The Dark Knight rises, ça raconte quoi ? Comme dans l’épisode précédent, ça raconte le monde d’aujourd’hui. Capitalisme, rapports de classe, nucléaire, brassés à grands violons, avec un sérieux toujours aussi pontifiant, avec la même tendance lourde au bavardage. Si tout ce qui commence à être visuellement intéressant ne se retrouve pas sabré par la coupe sournoise, elle l’est par le blabla invasif. Sur le papier, le film restait potentiellement intéressant : Bruce Wayne se transforme en Howard Hughes à barbe depuis qu’il a remisé le masque et la cape, à la mort de Double-Face et à celle de sa petite amie Rachel. L’irruption d’un mastodonte sous assistance respiratoire, Bane, puissante force révolutionnaire à tendance exterminatrice, et de la sensuelle Selina Kyle, va le pousser à reprendre du service. Selina Kyle reste sans doute le personnage le plus réussi, car le plus malicieux, le plus humoristique. Mais là encore, il suffit de songer une seconde à la naissance de Catwoman dans Batman returns, en 1991, pour comprendre que malgré les efforts d’Anne Hathaway (assez géniale), la féline de Nolan jamais ne vaudra un poil de celle de Burton.

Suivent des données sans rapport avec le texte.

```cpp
int contrad_rgb_conv_fwd(const float* img, const float* wp, const float* bias, float* y, int N, int Cin,
                         int H, int W, int K, int k, int ldy, int ldw, float in_scale, float in_shift,
                         float slope, float gain, contrad_stream_t stream);
long long contrad_rgb_conv_wgrad_workspace_bytes(int N, int Cin, int H, int W, int K, int k);
int contrad_rgb_conv_wgrad(const float* img, const float* gy, float* dwp, float* dbias, int N, int Cin,
                           int H, int W, int K, int k, int ldy, int ldw, float in_scale, float in_shift,
                           float* workspace, long long workspace_bytes, contrad_stream_t stream);
int contrad_rgb_conv_dgrad(const float* gy, const float* wp, const float* bias, const float* mod,
                           const float* residual, float* out, int N, int C, int H, int W, int K, int k,
                           int ldy, int ldw, int act, float out_scale, float out_shift,
                           contrad_stream_t stream);

long long contrad_colstats_workspace_bytes(long long M, int K, int with_sq);
int contrad_colstats(const float* x, long long M, int K, int ld, int with_sq, float* out, int accumulate,
                     float* workspace, long long workspace_bytes, contrad_stream_t stream);
int contrad_bn_relu_apply(const float* x, float* y, long long M, int K, int ldx, int ldy, const float* stats,
                          float count, const float* gamma, const float* beta, float eps, int perm_hw,
                          contrad_stream_t stream);
int contrad_bn_relu_bwd_stats(const float* dy, const float* x, long long M, int K, int ld, const float* stats,
                              float count, const float* gamma, const float* beta, float eps, float* out2k,
                              float* workspace, long long workspace_bytes, contrad_stream_t stream);
int contrad_bn_relu_bwd_apply(const float* dy, const float* x, float* dx, long long M, int K, int ld,
                              const float* stats, float count, const float* gamma, const float* beta, float eps,
                              const float* bstats, contrad_stream_t stream);
int contrad_bn_running_update(const float* stats, float count, int K, const float* conv_bias, float momentum,
                              float* running_mean, float* running_var, long long* num_batches_tracked,
                              contrad_stream_t stream);
int contrad_bn_batch_stats(const float* x, long long M, int K, int ld, float* stats, const float* conv_bias,
                           float momentum, float* running_mean, float* running_var, long long* num_batches_tracked,
                           float* workspace, long long workspace_bytes, contrad_stream_t stream);
int contrad_gan_d_loss(const float* logits, int ld, int N, int kind, float* out3, float* grad,
                       contrad_stream_t stream);
int contrad_gan_g_loss(const float* logits, int ld, int N, int kind, float* out1, float* grad,
                       contrad_stream_t stream);

#define CONTRAD_ADAM_MAX_TENSORS 64
#define CONTRAD_ADAM_CHUNK 16384
typedef struct {
  float* p;
  const float* g;
  float* m;
  float* v;
  long long numel;
} contrad_adam_tensor;
typedef struct {
  int n;
  contrad_adam_tensor t[CONTRAD_ADAM_MAX_TENSORS];
  int block_start[CONTRAD_ADAM_MAX_TENSORS + 1];
} contrad_adam_batch;
int contrad_adam_step(const contrad_adam_batch* b, int step, float lr, float beta1, float beta2, float eps,
                      float grad_scale, contrad_stream_t stream);
int contrad_adam_step_dev(const contrad_adam_batch* b, const float* hyper_dev, float beta1, float beta2, float eps,
                          contrad_stream_t stream);
int contrad_axpby(float* y, const float* x, long long n, float a, float b, contrad_stream_t stream);
int contrad_pull_host(const float* host_pinned, float* dst, long long n, contrad_stream_t stream);

#define CONTRAD_AUG_NPARAM 16
long long contrad_simclr_workspace_bytes(int B, int H, int W);
int contrad_simclr_augment(const float* x, float* y, const float* params, int B, int H, int W,
                           int contrast_first, int has_contrast, float* workspace,
                           long long workspace_bytes, contrad_stream_t stream);
long long contrad_simclr_augment_bwd_workspace_bytes(int B, int H, int W);
int contrad_simclr_augment_bwd(const float* x, const float* params, const float* grad_out, float* grad_in,
                               int B, int H, int W, int contrast_first, int has_contrast, float* workspace,
// ... 148 lines not shown
```

Baseline: 48680 images/sec.

## Fuse last generator BatchNorm+ReLU into RGB dgrad tile load; refine split-K planner

When the generator runs without autograd, the final BatchNorm+ReLU is no longer written out as a separate activation. The RGB 3x3 dgrad tile kernel now computes per-channel BN coefficients and applies normalize+ReLU while staging the input into LDS. This removes one full read and write of the largest generator activation plus a kernel launch. Separately, the split-K GEMM planner now tries every split count from 1 to 16, models wave quantization over 768-block waves, and skips splits that leave a badly filled last wave. The planner change can pick different tilings for many GEMMs, so its effect may differ from layer to layer.

```diff
diff --git a/contrad_amd/csrc/common.h b/contrad_amd/csrc/common.h
--- a/contrad_amd/csrc/common.h
+++ b/contrad_amd/csrc/common.h
@@ -51,6 +51,24 @@
   return v;
 }
 
+struct BnCoef { float mean, rstd, gamma, beta; };
+__device__ __forceinline__ BnCoef bn_coef(const float* __restrict__ stats, int K, int c, float inv_n,
+                                          const float* __restrict__ gamma, const float* __restrict__ beta, float eps) {
+#pragma clang fp contract(off)
+  BnCoef k;
+  k.mean = stats[c] * inv_n;
+  const float var = fmaxf(fmaf(-k.mean, k.mean, stats[K + c] * inv_n), 0.f);
+  k.rstd = rsqrtf(var + eps);
+  k.gamma = gamma[c];
+  k.beta = beta[c];
+  return k;
+}
+__device__ __forceinline__ float bn_relu_value(float x, const BnCoef& k) {
+#pragma clang fp contract(off)
+  const float v = fmaf((x - k.mean) * k.rstd, k.gamma, k.beta);
+  return v > 0.f ? v : 0.f;
+}
+
 __device__ __forceinline__ float block_sum(float v, float* red) {
   v = wave_sum(v);
   const int lane = threadIdx.x & 63, w = threadIdx.x >> 6, nw = (blockDim.x + 63) >> 6;
diff --git a/contrad_amd/csrc/conv_small.hip b/contrad_amd/csrc/conv_small.hip
--- a/contrad_amd/csrc/conv_small.hip
+++ b/contrad_amd/csrc/conv_small.hip
@@ -262,7 +262,10 @@
 __global__ __launch_bounds__(256) void rgb_dgrad3_tile_kernel(const float* __restrict__ gy, const float* __restrict__ wp,
                                                               const float* __restrict__ bias, float* __restrict__ out,
                                                               int N, int C, int H, int W, int K, int ldy, int ldw, int TH,
-                                                              int act, float out_scale, float out_shift) {
+                                                              int act, float out_scale, float out_shift,
+                                                              const float* __restrict__ bn_stats, float bn_count,
+                                                              const float* __restrict__ bn_gamma,
+                                                              const float* __restrict__ bn_beta, float bn_eps) {
   extern __shared__ __attribute__((aligned(16))) float tile[];
   const int tiles_h = cdiv_dev(H, TH);
   const int n = blockIdx.x / tiles_h, h0 = (blockIdx.x % tiles_h) * TH;
@@ -273,14 +276,34 @@
   float acc[3] = {0.f, 0.f, 0.f};
   for (int k0 = 0; k0 < K; k0 += DG_CK) {
     __syncthreads();
-    for (int e = threadIdx.x; e < HH2 * HW2 * (DG_CK / 4); e += blockDim.x) {
-      const int q = e % (DG_CK / 4), p = e / (DG_CK / 4);
-      const int pr = p / HW2, pc = p - pr * HW2;
-      const int h = h0 - 1 + pr, w = pc - 1;
-      float4 v = make_float4(0.f, 0.f, 0.f, 0.f);
-      if ((unsigned)h < (unsigned)H && (unsigned)w < (unsigned)W)
-        v = *reinterpret_cast<const float4*>(gy + ((size_t)(n * H + h) * W + w) * ldy + k0 + q * 4);
-      *reinterpret_cast<float4*>(tile + (size_t)p * DG_PS + q * 4) = v;
+    if (bn_stats) {
+      const int q = threadIdx.x % (DG_CK / 4);
+      const float inv_n = 1.f / bn_count;
+      BnCoef co[4];
+#pragma unroll
+      for (int j = 0; j < 4; ++j) co[j] = bn_coef(bn_stats, K, k0 + q * 4 + j, inv_n, bn_gamma, bn_beta, bn_eps);
+      for (int e = threadIdx.x; e < HH2 * HW2 * (DG_CK / 4); e += 256) {
+        const int p = e / (DG_CK / 4);
+        const int pr = p / HW2, pc = p - pr * HW2;
+        const int h = h0 - 1 + pr, w = pc - 1;
+        float4 v = make_float4(0.f, 0.f, 0.f, 0.f);
+        if ((unsigned)h < (unsigned)H && (unsigned)w < (unsigned)W) {
+          v = *reinterpret_cast<const float4*>(gy + ((size_t)(n * H + h) * W + w) * ldy + k0 + q * 4);
+          v.x = bn_relu_value(v.x, co[0]); v.y = bn_relu_value(v.y, co[1]);
+          v.z = bn_relu_value(v.z, co[2]); v.w = bn_relu_value(v.w, co[3]);
+        }
+        *reinterpret_cast<float4*>(tile + (size_t)p * DG_PS + q * 4) = v;
+      }
+    } else {
+      for (int e = threadIdx.x; e < HH2 * HW2 * (DG_CK / 4); e += blockDim.x) {
+        const int q = e % (DG_CK / 4), p = e / (DG_CK / 4);
+        const int pr = p / HW2, pc = p - pr * HW2;
+        const int h = h0 - 1 + pr, w = pc - 1;
+        float4 v = make_float4(0.f, 0.f, 0.f, 0.f);
+        if ((unsigned)h < (unsigned)H && (unsigned)w < (unsigned)W)
+          v = *reinterpret_cast<const float4*>(gy + ((size_t)(n * H + h) * W + w) * ldy + k0 + q * 4);
+        *reinterpret_cast<float4*>(tile + (size_t)p * DG_PS + q * 4) = v;
+      }
     }
     for (int e = threadIdx.x; e < 9 * 3 * (DG_CK / 4); e += blockDim.x) {
       const int q = e % (DG_CK / 4), tc = e / (DG_CK / 4);
@@ -330,6 +353,23 @@
 }
 
 int pick_th(int W) { int th = 1024 / W; return th < 1 ? 1 : (th > 32 ? 32 : th); }
+
+int rgb_dgrad3_tile_launch(const float* gy, const float* wp, const float* bias, float* out, int N, int C, int H, int W,
+                           int K, int ldy, int ldw, int act, float out_scale, float out_shift, const float* bn_stats,
+                           float bn_count, const float* bn_gamma, const float* bn_beta, float bn_eps,
+                           contrad_stream_t stream, bool* launched) {
+  *launched = false;
+  if (!(C <= 3 && (K % DG_CK) == 0 && W <= 256)) return 0;
+  const int TH = 256 / W < 1 ? 1 : (256 / W > H ? H : 256 / W);
+  const size_t smem = ((size_t)(TH + 2) * (W + 2) * DG_PS + 9 * 3 * DG_CK) * sizeof(float);
+  if (smem > 64 * 1024) return 0;
+  *launched = true;
+  hipLaunchKernelGGL(rgb_dgrad3_tile_kernel, dim3(N * cdiv(H, TH)), dim3(256), smem, (hipStream_t)stream, gy, wp, bias,
+                     out, N, C, H, W, K, ldy, ldw, TH, act, out_scale, out_shift, bn_stats, bn_count, bn_gamma, bn_beta,
+                     bn_eps);
+  CONTRAD_CHECK_LAUNCH();
+  return 0;
+}
 
 }
 
@@ -404,15 +444,11 @@
   a.N = N; a.C = C; a.H = H; a.W = W; a.K = K; a.ldy = ldy; a.ldw = ldw; a.k = k; a.pad = k / 2;
   a.act = act; a.out_scale = out_scale; a.out_shift = out_shift;
   const long long total = (long long)N * H * W;
-  if (k == 3 && !mod && !residual && C <= 3 && (K % DG_CK) == 0 && W <= 256) {
-    const int TH = 256 / W < 1 ? 1 : (256 / W > H ? H : 256 / W);
-    const size_t smem = ((size_t)(TH + 2) * (W + 2) * DG_PS + 9 * 3 * DG_CK) * sizeof(float);
-    if (smem <= 64 * 1024) {
-      hipLaunchKernelGGL(rgb_dgrad3_tile_kernel, dim3(N * cdiv(H, TH)), dim3(256), smem, (hipStream_t)stream, gy, wp, bias,
-                         out, N, C, H, W, K, ldy, ldw, TH, act, out_scale, out_shift);
-      CONTRAD_CHECK_LAUNCH();
-      return 0;
-    }
+  if (k == 3 && !mod && !residual) {
+    bool launched;
+    const int rc = rgb_dgrad3_tile_launch(gy, wp, bias, out, N, C, H, W, K, ldy, ldw, act, out_scale, out_shift, nullptr,
+                                          1.f, nullptr, nullptr, 0.f, stream, &launched);
+    if (rc || launched) return rc;
   }
   const int ch = (K > 256) ? 2 : 1;
   const int slots = 256 / (K / (4 * ch));
@@ -424,3 +460,19 @@
   CONTRAD_CHECK_LAUNCH();
   return 0;
 }
+
+extern "C" int contrad_rgb_conv_dgrad_bn(const float* x, const float* stats, float count, const float* gamma,
+                                         const float* beta, float eps, const float* wp, const float* bias, float* out,
+                                         int N, int C, int H, int W, int K, int ldx, int ldw, int act, float out_scale,
+                                         float out_shift, contrad_stream_t stream) {
+  CONTRAD_ARG(x && wp && out && N > 0 && H > 0 && W > 0 && C >= 1 && C <= 3);
+  CONTRAD_ARG(stats ? (gamma && beta && count > 0.f) : (!gamma && !beta));
+  CONTRAD_ARG(K >= DG_CK && K <= 256 && (K & (K - 1)) == 0 && ldx >= K && (ldx & 3) == 0);
+  CONTRAD_ARG(ldw >= K && (ldw & 3) == 0 && (act == 0 || act == 1));
+  bool launched;
+  const int rc = rgb_dgrad3_tile_launch(x, wp, bias, out, N, C, H, W, K, ldx, ldw, act, out_scale, out_shift, stats, count,
+                                        gamma, beta, eps, stream, &launched);
+  if (rc) return rc;
+  CONTRAD_ARG(launched);
+  return 0;
+}
diff --git a/contrad_amd/csrc/elementwise.hip b/contrad_amd/csrc/elementwise.hip
--- a/contrad_amd/csrc/elementwise.hip
+++ b/contrad_amd/csrc/elementwise.hip
@@ -129,10 +129,7 @@
        e += (long long)gridDim.x * blockDim.x) {
     const long long r = e / K;
     const int c = (int)(e - r * K);
-    const float mean = stats[c] * inv_n;
-    const float var = fmaxf(stats[K + c] * inv_n - mean * mean, 0.f);
-    const float v = (x[r * ldx + c] - mean) * rsqrtf(var + eps) * gamma[c] + beta[c];
-    const float o = v > 0.f ? v : 0.f;
+    const float o = bn_relu_value(x[r * ldx + c], bn_coef(stats, K, c, inv_n, gamma, beta, eps));
     if (perm_hw > 1) {
       const int ch = c / perm_hw, hw = c - ch * perm_hw;
       y[r * ldy + (size_t)hw * (K / perm_hw) + ch] = o;
diff --git a/contrad_amd/csrc/igemm.hip b/contrad_amd/csrc/igemm.hip
--- a/contrad_amd/csrc/igemm.hip
+++ b/contrad_amd/csrc/igemm.hip
@@ -932,7 +932,6 @@
 void split_plan(long long M, int Ncol, int t_total, double flops, FwdPlan* p) {
   static const int cand[4][2] = {{128, 128}, {64, 128}, {128, 64}, {64, 64}};
   static const double rate[4] = {135e12, 128e12, 128e12, 115e12};
-  static const int sp[8] = {1, 2, 3, 4, 6, 8, 12, 16};
   if (g_plan_override.bm > 0) {
     const int s_ = std::max(1, g_plan_override.splits);
     p->bm = g_plan_override.bm; p->bn = g_plan_override.bn;
@@ -942,16 +941,18 @@
   }
   double best = 1e30;
   for (int i = (Ncol > 64 ? 0 : 2); i < 4; ++i)
-    for (int j = 0; j < 8; ++j) {
-      const int s_ = sp[j];
+    for (int s_ = 1; s_ <= 16; ++s_) {
       const int tps = cdiv(t_total, s_);
       if (s_ > 1 && tps < 8) break;
       const int splits = cdiv(t_total, tps);
       const long long tm = cdivll(M, cand[i][0]), tn = cdivll(Ncol, cand[i][1]);
-      const double blocks = (double)(tm * tn) * splits;
+      const long long blocks = tm * tn * splits;
       const double waste = (double)(tm * cand[i][0]) * (double)(tn * cand[i][1]) / ((double)M * Ncol);
-      const double fill = blocks >= 768.0 ? 1.0 : blocks / 768.0;
-      double t = flops * waste / (rate[i] * fill);
+      const double block_flops = flops * waste / (double)(tm * tn) * (double)tps / (double)t_total;
+      const long long full = blocks / 768, last = blocks % 768;
+      if (splits > 1 && full > 0 && last > 0 && last * 10 < 768 * 9) continue;
+      const double waves = full == 0 ? 1.0 : (double)full + (double)cdivll(last, 256) / 3.0;
+      double t = waves * 768.0 * block_flops / rate[i];
       if (splits > 1) t += (2.0 * splits + 1.0) * (double)M * Ncol * 4.0 / 4e12 + 4e-6;
       if (t < best) { best = t; p->bm = cand[i][0]; p->bn = cand[i][1]; p->splits = splits; p->tps = tps; }
     }
diff --git a/contrad_amd/models/gan/sndcgan.py b/contrad_amd/models/gan/sndcgan.py
--- a/contrad_amd/models/gan/sndcgan.py
+++ b/contrad_amd/models/gan/sndcgan.py
@@ -456,20 +456,21 @@
         if not self.training:
             mean = bn.running_mean if conv_bias is None else bn.running_mean - conv_bias
             stats = torch.stack([mean, bn.running_var + mean * mean]).contiguous()
-            ops.bn_relu_apply(x2d, out2d, stats, 1.0, bn.weight, bn.bias, bn.eps, perm_hw)
-            return
-        count = float(x2d.shape[0])
-        if ops.BN_FUSED and not _sync_on(self.sync_bn):
-            stats = ops.bn_batch_stats(x2d, conv_bias, bn.momentum, bn.running_mean, bn.running_var, bn.num_batches_tracked)
-            ops.bn_relu_apply(x2d, out2d, stats, count, bn.weight, bn.bias, bn.eps, perm_hw)
-            return
-        stats = ops.colstats(x2d, with_sq=True)
-        if _sync_on(self.sync_bn):
-            dist.all_reduce(stats)
-            count *= dist.get_world_size()
-        if self.training:
-            ops.bn_running_update(stats, count, conv_bias, bn.momentum, bn.running_mean, bn.running_var,
-                                  bn.num_batches_tracked)
+            count = 1.0
+        else:
+            count = float(x2d.shape[0])
+            if ops.BN_FUSED and not _sync_on(self.sync_bn):
+                stats = ops.bn_batch_stats(x2d, conv_bias, bn.momentum, bn.running_mean, bn.running_var,
+                                           bn.num_batches_tracked)
+            else:
+                stats = ops.colstats(x2d, with_sq=True)
+                if _sync_on(self.sync_bn):
+                    dist.all_reduce(stats)
+                    count *= dist.get_world_size()
+                ops.bn_running_update(stats, count, conv_bias, bn.momentum, bn.running_mean, bn.running_var,
+                                      bn.num_batches_tracked)
+        if out2d is None:
+            return stats, count, bn.weight, bn.bias, bn.eps
         ops.bn_relu_apply(x2d, out2d, stats, count, bn.weight, bn.bias, bn.eps, perm_hw)
 
     def _forward_with_grad(self, z):
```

Pour le reste, The Dark Knight rises n’étonne pas beaucoup, c’est la continuité directe de l’opus 2, le déroulement d’un programme qui pourrait d’ailleurs durer douze heures de plus, se répéter à l’infini. Evidemment, sur un plan thématique le film n’est pas inintéressant (toutes les ambigüités du schizophrène moderne, tour à tour fasciste et révolutionnaire, sont là, théoriquement abordées), le film se donne les moyens d’une vraie richesse psychologique, les dialogues si pesants soient-ils sont souvent plutôt bien écrits, la photo très belle. Chaque plan referme son petit potentiel, son petit pignochage, les climats par exemple sont intéressants, entre l’eau dégoulinante sur les costumes, et le combat sous un mélange de neige et de soleil. Mais c’est une grande ronde qui emporte tout ça, une valse des séquences que rien n’arrête.
Si dans l’épisode précédent, la scène d’ouverture était si belle (le Joker braquant une banque et éliminant ses complices à mesure que le vol se déroule), c’était parce qu’elle ébauchait une action pure, intelligible, et portait au vertige l’hypothèse d’un Batman réaliste comme un film de braquage, filmé comme dans un polar de Michael Mann – c’était malheureusement à peu près la seule. Aucune scène similaire dans The Dark Knight rises. Sa « grande ouverture » est moyennement captivante, déjà vue mille fois, beaucoup plus ramassée, infiniment moins prometteuse, et comme ce qui suivra, donc, déjà un peu montrée de loin, en accéléré.